▸ **What you have to do**: Gather each line containing the string "lvlCount" from these entries.

▸ **Data for processing**:
# donglinb/ORB-SLAM-BIRDVIEW

Hardware: AMD Instinct MI355X
Metric: ORB features/sec per GPU (1280×720, 2000 kp, 8 levels) + Hamming matches/sec (higher is better)
Workload: dtype u8; 1 GPU; C3 1280x720 KITTI-style synthetic, 2000 features, 8 levels; width=1280, height=720, nfeatures=2000, nlevels=8, ini_th_fast=20, min_th_fast=7, batch_per_gpu=256, global_batch=256, parallelism=frame-sharded x1 (no collective), batches_in_flight=2

## Files before the change

### orb-slam-birdview_amd/csrc/extract_kernels.hip

```cpp
#include "glibc_trig.h"
#include "orbgpu_internal.h"
#include "pattern31_data.inc"

#include <algorithm>
#include <cstring>

namespace orbgpu {

__constant__ __attribute__((aligned(16))) int8_t c_pattern[1024] = {ORBGPU_PATTERN31_VALUES};
__constant__ __attribute__((aligned(16))) float c_pattern_f[1024] = {ORBGPU_PATTERN31_VALUES};

struct IcMaskTable {
    uint32_t m[64][4];
};
constexpr IcMaskTable make_ic_masks() {
    IcMaskTable t{};
    constexpr int umax[16] = {15, 15, 15, 15, 14, 14, 14, 13, 13, 12, 11, 10, 9, 8, 6, 3};
    for (int l = 0; l < 64; l++) {
        const int r = (l >> 1) < 30 ? (l >> 1) : 30, v = r - 15, h = l & 1;
        const int d = umax[v < 0 ? -v : v];
        for (int i = 0; i < 4; i++) {
            uint32_t m = 0;
            for (int j = 0; j < 4; j++) {
                const int u = 4 * (4 * h + i) + j;
// ... 1799 lines not shown
                               err, par, ost);
    else
        octree_level<false, NT, CP>(g, L, f, l, smem, C, keys, knodeAll + o, lvlKps, lvlCount, err, par, ost);
}


template <int NT>
__global__ __launch_bounds__(NT) void k_octree(const Geom* __restrict__ g,
                                                           const uint32_t* __restrict__ cands,
                                                           const uint32_t* __restrict__ candFirst,
                                                           uint32_t* __restrict__ keysAll,
                                                           uint16_t* __restrict__ knodeAll,
                                                           uint32_t* __restrict__ lvlKps, int* __restrict__ lvlCount,
                                                           int* __restrict__ err, int lds_keys,
                                                           unsigned long long* __restrict__ ostamps, int lbase) {
    extern __shared__ __attribute__((aligned(16))) int smem[];
    octree_task<NT, 0>(g, blockIdx.x, lbase + (int)blockIdx.y, smem, cands, candFirst, keysAll, knodeAll, lvlKps,
                       lvlCount, err, lds_keys, ostamps);
}

constexpr float kAtanScale = (float)(180 / 3.14159265358979323846);
constexpr float kP1 = 0.9997878412794807f * kAtanScale;
constexpr float kP3 = -0.3258083974640975f * kAtanScale;
constexpr float kP5 = 0.1555786518463281f * kAtanScale;
constexpr float kP7 = -0.04432655554792128f * kAtanScale;
constexpr float kFactorPI = (float)(3.14159265358979323846 / 180.f);

__device__ __forceinline__ float fast_atan2(float y, float x) {
    const float ax = fabsf(x), ay = fabsf(y);
    float a, c, c2;
    if (ax >= ay) {
        c = ay / (ax + (float)2.220446049250313e-16);
        c2 = c * c;
        a = (((kP7 * c2 + kP5) * c2 + kP3) * c2 + kP1) * c;
    } else {
        c = ax / (ay + (float)2.220446049250313e-16);
        c2 = c * c;
        a = 90.f - (((kP7 * c2 + kP5) * c2 + kP3) * c2 + kP1) * c;
    }
    if (x < 0) a = 180.f - a;
    if (y < 0) a = 360.f - a;
    return a;
}



constexpr int kDescRtCols = 37, kDescWinOff = 2976, kDescWaveBytes = kDescWinOff + kDescWin * kDescWinPitch;
constexpr bool desc_overlap_ok() {
    return 2 * kRtPitch * kDescRtCols <= kDescWinOff + 6 * kDescWinPitch && kDescWinOff % 16 == 0 &&
           kDescWaveBytes % 16 == 0 && 4 * kDescWaveBytes + 256 <= 160 * 1024 / 8;
}
static_assert(desc_overlap_ok(), "k_describe LDS overlap");
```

▸ **Reply**:
        octree_level<false, NT, CP>(g, L, f, l, smem, C, keys, knodeAll + o, lvlKps, lvlCount, err, par, ost);
                                                           uint32_t* __restrict__ lvlKps, int* __restrict__ lvlCount,
                       lvlCount, err, lds_keys, ostamps);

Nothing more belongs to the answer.